AIM OF THE EXERCISE = Whenever a line in the listing contains "gradient", copy that line.

EXTRACTED RECORDS Start Marker

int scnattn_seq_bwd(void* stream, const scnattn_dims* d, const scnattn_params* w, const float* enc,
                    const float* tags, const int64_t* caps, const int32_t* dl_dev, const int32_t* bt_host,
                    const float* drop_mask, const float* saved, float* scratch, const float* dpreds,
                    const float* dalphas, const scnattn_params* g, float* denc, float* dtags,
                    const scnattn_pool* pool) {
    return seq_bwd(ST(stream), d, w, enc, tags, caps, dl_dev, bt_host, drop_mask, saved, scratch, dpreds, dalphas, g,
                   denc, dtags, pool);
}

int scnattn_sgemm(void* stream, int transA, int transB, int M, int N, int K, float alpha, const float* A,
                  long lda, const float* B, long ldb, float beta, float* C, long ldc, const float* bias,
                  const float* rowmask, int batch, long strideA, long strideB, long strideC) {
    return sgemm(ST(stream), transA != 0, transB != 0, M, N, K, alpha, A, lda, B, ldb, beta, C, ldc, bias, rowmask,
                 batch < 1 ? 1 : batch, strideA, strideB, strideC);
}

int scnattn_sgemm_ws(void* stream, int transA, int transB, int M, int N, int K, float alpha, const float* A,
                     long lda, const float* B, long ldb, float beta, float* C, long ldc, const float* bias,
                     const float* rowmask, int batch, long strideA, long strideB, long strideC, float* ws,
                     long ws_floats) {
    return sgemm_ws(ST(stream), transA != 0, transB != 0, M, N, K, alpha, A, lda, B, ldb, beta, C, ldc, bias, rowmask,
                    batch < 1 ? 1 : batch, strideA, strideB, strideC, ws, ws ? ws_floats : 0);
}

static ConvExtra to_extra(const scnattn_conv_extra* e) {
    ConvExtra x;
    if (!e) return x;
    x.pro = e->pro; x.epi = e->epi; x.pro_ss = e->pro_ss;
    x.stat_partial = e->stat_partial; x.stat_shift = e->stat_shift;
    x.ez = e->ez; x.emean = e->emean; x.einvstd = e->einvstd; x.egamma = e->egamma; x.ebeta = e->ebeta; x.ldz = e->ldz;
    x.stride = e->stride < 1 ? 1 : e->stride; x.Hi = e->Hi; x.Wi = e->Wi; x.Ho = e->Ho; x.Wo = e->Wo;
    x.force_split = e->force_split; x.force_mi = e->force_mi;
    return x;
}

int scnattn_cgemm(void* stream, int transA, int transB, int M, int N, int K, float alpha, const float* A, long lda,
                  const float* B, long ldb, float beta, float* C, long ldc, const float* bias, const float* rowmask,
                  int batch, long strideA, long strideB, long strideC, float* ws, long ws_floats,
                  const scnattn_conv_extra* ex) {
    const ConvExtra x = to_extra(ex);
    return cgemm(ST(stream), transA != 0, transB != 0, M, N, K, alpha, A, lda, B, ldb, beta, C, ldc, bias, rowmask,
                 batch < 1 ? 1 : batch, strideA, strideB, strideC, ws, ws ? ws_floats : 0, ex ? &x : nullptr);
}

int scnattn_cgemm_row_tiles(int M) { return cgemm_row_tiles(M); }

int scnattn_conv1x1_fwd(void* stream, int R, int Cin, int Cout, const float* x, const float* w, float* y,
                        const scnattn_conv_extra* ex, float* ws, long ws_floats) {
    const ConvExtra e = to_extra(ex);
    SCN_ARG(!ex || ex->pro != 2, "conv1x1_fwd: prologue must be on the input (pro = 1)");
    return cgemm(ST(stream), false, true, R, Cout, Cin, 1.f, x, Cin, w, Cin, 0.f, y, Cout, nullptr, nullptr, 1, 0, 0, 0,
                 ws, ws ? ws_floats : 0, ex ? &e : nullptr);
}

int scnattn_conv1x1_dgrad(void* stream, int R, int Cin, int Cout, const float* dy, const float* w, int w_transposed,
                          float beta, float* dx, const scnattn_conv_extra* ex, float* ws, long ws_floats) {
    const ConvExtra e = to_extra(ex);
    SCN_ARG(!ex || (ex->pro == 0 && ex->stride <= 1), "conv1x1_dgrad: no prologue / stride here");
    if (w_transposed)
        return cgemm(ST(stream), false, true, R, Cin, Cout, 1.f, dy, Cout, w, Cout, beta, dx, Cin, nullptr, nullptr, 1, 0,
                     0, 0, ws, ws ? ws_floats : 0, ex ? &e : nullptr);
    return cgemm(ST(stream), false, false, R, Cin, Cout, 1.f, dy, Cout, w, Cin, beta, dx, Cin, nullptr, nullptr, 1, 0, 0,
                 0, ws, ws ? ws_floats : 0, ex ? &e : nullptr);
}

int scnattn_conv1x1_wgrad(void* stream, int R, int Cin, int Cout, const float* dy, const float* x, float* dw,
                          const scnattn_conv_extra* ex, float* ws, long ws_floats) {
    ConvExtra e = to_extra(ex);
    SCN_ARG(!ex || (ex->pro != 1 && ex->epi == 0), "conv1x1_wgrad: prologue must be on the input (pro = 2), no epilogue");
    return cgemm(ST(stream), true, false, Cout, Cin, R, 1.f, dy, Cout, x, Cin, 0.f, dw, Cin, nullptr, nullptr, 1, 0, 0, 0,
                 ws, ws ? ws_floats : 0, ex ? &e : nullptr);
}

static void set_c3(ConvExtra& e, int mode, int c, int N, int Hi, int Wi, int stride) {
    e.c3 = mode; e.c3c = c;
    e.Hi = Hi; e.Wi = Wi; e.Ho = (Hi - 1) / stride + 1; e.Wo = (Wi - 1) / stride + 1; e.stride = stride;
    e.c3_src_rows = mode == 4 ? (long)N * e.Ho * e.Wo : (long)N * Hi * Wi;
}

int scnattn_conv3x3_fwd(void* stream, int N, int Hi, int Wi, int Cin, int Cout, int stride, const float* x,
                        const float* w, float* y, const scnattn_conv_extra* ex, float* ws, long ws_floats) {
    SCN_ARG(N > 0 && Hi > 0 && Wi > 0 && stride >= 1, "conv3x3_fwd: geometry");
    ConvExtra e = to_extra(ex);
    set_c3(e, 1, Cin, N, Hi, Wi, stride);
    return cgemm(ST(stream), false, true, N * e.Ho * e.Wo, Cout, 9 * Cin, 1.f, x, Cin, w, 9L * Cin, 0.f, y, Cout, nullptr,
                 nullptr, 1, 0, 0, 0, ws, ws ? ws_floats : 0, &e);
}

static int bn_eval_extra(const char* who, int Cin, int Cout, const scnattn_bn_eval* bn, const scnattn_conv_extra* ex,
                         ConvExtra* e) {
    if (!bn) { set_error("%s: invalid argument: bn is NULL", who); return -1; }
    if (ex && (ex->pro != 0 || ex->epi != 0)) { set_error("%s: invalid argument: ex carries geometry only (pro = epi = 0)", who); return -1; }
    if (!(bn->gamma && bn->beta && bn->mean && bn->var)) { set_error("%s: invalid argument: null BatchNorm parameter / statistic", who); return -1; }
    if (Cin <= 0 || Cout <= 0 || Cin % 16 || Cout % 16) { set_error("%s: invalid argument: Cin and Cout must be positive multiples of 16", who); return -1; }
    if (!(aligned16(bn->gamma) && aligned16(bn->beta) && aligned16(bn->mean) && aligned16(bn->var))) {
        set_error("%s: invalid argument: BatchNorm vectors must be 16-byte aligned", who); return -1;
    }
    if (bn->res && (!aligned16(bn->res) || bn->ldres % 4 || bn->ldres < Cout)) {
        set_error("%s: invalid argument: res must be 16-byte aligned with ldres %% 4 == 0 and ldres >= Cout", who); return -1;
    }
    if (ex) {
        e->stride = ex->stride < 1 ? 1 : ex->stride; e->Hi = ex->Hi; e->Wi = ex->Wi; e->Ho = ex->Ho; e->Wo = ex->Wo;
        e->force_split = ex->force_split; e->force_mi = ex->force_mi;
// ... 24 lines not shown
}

EXTRACTED RECORDS End Marker
EXTRACTED RECORDS Start Marker

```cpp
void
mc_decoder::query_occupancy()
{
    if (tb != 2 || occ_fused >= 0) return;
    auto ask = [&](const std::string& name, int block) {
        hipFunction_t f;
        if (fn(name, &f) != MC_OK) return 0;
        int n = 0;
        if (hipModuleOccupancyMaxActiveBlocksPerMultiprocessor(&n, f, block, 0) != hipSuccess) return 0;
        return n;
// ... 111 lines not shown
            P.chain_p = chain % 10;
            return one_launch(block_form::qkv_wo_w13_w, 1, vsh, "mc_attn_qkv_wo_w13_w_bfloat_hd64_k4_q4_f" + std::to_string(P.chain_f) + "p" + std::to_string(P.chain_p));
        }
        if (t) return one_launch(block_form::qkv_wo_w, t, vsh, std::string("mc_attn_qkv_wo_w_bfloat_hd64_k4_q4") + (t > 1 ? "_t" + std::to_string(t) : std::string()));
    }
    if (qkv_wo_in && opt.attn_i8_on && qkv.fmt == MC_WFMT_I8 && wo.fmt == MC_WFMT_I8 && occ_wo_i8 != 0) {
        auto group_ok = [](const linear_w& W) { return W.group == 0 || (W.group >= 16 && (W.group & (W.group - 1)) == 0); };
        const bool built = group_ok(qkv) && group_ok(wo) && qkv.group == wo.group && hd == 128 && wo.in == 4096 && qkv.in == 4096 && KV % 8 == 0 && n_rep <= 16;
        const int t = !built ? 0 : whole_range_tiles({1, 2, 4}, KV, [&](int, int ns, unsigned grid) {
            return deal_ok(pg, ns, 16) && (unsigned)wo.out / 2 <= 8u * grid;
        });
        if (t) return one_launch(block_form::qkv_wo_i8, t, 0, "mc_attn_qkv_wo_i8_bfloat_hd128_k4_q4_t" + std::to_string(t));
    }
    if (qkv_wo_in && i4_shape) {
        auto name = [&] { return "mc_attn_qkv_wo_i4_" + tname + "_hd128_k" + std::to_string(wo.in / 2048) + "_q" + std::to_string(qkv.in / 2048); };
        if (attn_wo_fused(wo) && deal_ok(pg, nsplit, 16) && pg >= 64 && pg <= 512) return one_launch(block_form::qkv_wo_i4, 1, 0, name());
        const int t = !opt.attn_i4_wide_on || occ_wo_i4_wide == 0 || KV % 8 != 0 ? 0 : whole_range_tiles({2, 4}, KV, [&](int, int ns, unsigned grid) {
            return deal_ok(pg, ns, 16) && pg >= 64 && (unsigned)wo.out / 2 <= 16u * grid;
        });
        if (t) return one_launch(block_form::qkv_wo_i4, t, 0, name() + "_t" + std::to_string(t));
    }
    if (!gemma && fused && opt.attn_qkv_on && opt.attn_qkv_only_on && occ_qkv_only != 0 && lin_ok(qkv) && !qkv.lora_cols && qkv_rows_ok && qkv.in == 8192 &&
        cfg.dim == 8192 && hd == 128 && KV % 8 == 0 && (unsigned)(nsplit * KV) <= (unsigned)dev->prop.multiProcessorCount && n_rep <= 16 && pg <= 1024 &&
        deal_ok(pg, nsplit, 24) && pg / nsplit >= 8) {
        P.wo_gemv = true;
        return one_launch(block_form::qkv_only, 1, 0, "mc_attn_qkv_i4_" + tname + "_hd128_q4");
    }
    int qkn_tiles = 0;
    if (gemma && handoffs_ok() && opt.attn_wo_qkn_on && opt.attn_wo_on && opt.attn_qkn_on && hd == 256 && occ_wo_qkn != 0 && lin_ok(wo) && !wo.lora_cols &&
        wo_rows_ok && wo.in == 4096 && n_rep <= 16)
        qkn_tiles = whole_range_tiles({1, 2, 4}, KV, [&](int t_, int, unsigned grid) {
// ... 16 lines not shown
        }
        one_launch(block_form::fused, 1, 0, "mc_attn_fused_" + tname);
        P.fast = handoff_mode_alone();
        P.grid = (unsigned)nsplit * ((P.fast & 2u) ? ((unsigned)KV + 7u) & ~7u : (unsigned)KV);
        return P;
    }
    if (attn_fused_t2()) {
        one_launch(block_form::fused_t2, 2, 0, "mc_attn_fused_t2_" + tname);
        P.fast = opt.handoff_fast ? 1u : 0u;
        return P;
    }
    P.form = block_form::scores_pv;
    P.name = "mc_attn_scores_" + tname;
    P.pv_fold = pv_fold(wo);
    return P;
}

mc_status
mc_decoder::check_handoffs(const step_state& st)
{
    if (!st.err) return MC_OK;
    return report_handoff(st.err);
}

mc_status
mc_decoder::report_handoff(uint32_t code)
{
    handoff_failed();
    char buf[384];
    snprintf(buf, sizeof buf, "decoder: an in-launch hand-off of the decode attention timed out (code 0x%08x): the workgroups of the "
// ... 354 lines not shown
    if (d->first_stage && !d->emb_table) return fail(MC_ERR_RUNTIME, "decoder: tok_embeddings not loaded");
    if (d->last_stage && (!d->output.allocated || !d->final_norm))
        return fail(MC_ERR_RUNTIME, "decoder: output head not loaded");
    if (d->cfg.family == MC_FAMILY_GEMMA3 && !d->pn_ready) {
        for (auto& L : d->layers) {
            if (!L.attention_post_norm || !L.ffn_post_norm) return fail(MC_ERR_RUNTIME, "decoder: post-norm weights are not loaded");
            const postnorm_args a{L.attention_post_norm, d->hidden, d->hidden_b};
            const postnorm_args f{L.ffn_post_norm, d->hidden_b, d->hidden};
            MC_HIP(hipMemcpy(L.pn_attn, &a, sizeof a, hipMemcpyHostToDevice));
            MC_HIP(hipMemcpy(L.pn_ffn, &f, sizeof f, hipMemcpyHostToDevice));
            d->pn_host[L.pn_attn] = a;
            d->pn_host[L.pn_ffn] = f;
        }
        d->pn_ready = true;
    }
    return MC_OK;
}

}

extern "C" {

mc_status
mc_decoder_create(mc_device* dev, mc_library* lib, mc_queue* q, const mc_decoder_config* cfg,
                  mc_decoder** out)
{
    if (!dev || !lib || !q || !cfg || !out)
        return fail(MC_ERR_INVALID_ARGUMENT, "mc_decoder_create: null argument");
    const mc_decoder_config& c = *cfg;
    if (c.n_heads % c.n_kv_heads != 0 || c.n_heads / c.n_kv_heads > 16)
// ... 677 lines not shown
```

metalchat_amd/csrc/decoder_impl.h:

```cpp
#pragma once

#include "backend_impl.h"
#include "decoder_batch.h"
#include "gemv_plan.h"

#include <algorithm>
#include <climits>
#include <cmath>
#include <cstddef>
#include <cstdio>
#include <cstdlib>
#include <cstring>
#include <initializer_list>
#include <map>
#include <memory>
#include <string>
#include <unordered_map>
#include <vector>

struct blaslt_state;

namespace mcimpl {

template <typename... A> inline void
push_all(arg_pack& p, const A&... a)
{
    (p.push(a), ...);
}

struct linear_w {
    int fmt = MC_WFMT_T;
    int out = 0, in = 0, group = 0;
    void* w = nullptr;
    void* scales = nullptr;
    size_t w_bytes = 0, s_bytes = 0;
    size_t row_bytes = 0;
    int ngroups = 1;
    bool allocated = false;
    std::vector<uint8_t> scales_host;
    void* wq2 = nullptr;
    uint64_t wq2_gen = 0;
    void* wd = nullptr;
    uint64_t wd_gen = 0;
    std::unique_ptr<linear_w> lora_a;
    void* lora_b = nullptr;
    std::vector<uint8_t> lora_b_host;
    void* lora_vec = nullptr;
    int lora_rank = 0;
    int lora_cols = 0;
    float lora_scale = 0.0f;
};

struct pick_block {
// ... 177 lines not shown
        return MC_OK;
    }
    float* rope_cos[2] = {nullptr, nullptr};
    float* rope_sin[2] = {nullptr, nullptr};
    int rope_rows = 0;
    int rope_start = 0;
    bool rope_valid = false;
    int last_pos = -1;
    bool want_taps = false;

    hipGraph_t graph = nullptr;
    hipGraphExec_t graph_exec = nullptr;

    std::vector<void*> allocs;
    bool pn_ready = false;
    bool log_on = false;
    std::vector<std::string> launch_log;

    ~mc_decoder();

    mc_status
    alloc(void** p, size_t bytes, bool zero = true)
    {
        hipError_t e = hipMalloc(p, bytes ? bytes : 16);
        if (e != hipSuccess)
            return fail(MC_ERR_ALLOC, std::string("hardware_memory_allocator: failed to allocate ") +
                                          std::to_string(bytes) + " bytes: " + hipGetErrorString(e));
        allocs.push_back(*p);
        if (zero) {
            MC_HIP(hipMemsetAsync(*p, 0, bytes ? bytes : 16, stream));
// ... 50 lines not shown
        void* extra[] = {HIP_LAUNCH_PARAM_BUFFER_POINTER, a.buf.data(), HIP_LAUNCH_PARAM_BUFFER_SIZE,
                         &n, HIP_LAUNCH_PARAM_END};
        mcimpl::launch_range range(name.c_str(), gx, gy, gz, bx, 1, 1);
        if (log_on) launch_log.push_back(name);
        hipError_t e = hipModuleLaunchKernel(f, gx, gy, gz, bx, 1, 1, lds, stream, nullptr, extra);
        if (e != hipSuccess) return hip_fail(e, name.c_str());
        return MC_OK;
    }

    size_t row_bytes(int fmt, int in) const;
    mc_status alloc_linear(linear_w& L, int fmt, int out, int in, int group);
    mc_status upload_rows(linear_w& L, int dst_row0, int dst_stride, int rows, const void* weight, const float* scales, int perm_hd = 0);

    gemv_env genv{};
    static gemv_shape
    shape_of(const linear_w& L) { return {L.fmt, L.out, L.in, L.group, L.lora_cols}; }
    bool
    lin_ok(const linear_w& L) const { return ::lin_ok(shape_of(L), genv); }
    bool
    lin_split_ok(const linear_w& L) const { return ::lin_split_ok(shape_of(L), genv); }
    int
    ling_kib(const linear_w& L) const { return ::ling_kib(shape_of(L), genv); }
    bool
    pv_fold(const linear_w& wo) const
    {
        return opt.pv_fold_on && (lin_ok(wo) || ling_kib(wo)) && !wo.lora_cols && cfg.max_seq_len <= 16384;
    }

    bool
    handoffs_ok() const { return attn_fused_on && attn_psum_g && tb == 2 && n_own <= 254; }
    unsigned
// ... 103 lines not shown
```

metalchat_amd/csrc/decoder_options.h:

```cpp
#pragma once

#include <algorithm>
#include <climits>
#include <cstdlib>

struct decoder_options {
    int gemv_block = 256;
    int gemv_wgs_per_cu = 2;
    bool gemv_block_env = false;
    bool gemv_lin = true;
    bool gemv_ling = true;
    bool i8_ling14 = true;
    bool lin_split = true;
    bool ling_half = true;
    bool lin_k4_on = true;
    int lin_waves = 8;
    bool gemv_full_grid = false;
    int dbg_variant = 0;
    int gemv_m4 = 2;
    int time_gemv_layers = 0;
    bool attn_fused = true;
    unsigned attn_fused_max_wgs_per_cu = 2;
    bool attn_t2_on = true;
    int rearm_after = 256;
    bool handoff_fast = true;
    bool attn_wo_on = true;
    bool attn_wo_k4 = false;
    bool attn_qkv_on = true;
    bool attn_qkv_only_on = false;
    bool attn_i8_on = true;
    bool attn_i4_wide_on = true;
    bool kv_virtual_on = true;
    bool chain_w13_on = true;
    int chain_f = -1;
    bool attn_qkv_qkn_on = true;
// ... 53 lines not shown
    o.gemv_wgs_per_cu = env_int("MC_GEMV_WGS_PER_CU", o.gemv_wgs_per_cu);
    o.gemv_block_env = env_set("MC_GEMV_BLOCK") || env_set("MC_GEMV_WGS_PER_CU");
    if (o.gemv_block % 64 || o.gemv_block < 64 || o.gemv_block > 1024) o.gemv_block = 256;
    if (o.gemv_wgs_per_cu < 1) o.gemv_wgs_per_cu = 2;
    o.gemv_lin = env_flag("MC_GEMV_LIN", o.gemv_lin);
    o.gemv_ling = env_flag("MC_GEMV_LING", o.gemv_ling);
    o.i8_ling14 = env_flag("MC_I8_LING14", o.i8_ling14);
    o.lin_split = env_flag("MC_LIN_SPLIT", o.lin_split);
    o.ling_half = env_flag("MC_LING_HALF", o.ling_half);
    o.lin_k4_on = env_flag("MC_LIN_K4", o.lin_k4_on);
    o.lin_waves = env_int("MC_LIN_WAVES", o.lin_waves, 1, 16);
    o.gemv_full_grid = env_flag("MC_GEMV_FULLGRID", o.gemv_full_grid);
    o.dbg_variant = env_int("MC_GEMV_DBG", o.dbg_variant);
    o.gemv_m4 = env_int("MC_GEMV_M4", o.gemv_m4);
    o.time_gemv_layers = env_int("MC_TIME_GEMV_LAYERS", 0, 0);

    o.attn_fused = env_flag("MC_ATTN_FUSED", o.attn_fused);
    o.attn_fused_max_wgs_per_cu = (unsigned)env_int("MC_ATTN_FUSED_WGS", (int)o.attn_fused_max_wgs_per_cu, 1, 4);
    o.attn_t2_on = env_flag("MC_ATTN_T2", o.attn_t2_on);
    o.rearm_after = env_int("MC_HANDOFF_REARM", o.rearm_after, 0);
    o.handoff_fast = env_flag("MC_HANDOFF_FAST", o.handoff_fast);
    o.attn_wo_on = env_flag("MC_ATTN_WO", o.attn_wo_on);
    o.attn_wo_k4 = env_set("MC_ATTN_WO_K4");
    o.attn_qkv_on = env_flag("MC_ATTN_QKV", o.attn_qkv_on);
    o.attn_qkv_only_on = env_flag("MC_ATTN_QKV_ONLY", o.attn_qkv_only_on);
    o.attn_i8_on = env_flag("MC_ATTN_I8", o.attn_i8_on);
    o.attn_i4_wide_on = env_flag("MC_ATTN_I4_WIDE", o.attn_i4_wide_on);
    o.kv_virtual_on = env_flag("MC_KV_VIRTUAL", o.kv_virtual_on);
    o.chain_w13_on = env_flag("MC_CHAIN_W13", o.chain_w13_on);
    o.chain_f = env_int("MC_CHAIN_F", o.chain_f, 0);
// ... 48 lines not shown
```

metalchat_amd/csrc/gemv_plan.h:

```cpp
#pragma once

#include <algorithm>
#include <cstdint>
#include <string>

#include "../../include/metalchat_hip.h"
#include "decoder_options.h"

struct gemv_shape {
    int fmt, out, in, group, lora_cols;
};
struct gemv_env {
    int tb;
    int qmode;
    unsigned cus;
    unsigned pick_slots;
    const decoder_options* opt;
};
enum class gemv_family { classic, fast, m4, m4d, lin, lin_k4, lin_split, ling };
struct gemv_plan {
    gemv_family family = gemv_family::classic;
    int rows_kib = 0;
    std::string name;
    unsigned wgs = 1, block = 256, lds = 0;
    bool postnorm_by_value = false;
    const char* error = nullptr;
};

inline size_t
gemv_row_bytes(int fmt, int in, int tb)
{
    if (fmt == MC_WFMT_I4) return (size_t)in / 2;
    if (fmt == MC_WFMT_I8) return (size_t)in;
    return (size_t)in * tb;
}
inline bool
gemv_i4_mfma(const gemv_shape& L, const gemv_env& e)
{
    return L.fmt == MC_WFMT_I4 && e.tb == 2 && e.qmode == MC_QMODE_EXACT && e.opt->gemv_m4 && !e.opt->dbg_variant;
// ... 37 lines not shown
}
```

EXTRACTED RECORDS End Marker
EXTRACTED RECORDS Start Marker

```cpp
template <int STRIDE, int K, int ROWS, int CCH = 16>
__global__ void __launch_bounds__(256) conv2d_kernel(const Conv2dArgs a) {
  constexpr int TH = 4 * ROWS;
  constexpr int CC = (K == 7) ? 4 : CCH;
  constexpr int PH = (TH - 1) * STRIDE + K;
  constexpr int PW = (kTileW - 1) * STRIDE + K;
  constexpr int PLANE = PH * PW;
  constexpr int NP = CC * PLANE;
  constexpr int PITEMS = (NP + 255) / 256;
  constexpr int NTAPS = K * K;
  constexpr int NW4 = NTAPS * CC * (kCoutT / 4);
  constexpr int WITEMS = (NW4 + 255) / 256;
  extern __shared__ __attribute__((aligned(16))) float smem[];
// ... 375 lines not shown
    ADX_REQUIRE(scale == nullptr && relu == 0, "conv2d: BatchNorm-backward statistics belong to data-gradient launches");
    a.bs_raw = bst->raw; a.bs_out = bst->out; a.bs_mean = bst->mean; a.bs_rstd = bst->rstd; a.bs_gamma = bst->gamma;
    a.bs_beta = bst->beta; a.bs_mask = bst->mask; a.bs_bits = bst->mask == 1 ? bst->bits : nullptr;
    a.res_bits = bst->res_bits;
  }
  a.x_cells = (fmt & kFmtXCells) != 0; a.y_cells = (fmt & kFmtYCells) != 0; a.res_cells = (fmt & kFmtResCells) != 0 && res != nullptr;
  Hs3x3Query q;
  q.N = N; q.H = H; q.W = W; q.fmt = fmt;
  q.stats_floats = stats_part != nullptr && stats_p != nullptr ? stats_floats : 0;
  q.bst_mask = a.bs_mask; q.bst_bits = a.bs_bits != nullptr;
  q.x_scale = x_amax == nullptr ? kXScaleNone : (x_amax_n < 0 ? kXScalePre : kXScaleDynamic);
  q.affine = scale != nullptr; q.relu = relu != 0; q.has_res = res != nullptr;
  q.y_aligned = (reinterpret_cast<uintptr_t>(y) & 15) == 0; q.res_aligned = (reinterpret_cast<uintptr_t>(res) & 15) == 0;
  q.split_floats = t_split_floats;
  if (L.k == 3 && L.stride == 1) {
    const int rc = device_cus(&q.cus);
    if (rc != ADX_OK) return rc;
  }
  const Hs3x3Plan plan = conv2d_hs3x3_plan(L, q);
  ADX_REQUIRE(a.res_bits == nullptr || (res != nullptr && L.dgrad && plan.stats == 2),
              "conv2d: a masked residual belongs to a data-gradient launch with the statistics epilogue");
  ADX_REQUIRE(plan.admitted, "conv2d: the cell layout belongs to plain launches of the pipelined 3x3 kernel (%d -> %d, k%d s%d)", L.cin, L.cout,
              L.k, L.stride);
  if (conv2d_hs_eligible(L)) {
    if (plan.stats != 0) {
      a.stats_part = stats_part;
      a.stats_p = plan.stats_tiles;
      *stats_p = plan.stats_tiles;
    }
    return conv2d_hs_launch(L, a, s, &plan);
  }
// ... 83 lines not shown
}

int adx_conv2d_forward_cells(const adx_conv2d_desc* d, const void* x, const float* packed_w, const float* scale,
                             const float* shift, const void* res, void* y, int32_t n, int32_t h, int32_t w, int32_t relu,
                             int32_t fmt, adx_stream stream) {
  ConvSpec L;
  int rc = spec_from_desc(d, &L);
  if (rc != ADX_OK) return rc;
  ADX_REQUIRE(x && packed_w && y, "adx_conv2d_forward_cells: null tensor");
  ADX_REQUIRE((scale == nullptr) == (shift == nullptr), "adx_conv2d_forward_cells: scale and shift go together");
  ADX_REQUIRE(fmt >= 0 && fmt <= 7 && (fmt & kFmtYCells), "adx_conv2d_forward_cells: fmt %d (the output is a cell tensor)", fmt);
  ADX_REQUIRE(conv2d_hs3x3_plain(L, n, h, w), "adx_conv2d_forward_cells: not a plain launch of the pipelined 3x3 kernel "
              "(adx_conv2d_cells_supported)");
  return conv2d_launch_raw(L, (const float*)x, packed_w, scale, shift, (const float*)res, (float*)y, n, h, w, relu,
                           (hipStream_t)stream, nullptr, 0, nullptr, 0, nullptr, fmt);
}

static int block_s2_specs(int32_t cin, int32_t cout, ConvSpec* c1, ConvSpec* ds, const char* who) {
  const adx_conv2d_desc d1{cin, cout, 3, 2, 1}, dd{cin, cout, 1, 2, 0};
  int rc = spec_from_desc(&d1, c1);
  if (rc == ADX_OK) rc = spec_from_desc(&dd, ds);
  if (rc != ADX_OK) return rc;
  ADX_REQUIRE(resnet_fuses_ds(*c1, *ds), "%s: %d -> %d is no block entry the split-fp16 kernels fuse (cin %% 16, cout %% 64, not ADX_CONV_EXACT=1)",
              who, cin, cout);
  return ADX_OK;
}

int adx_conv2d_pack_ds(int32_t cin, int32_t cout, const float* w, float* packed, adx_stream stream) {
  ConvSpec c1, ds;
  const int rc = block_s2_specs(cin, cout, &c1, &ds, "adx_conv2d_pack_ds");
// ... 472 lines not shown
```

EXTRACTED RECORDS End Marker

SOLUTION TO THE PROBLEM =
    ADX_REQUIRE(scale == nullptr && relu == 0, "conv2d: BatchNorm-backward statistics belong to data-gradient launches");
              "conv2d: a masked residual belongs to a data-gradient launch with the statistics epilogue");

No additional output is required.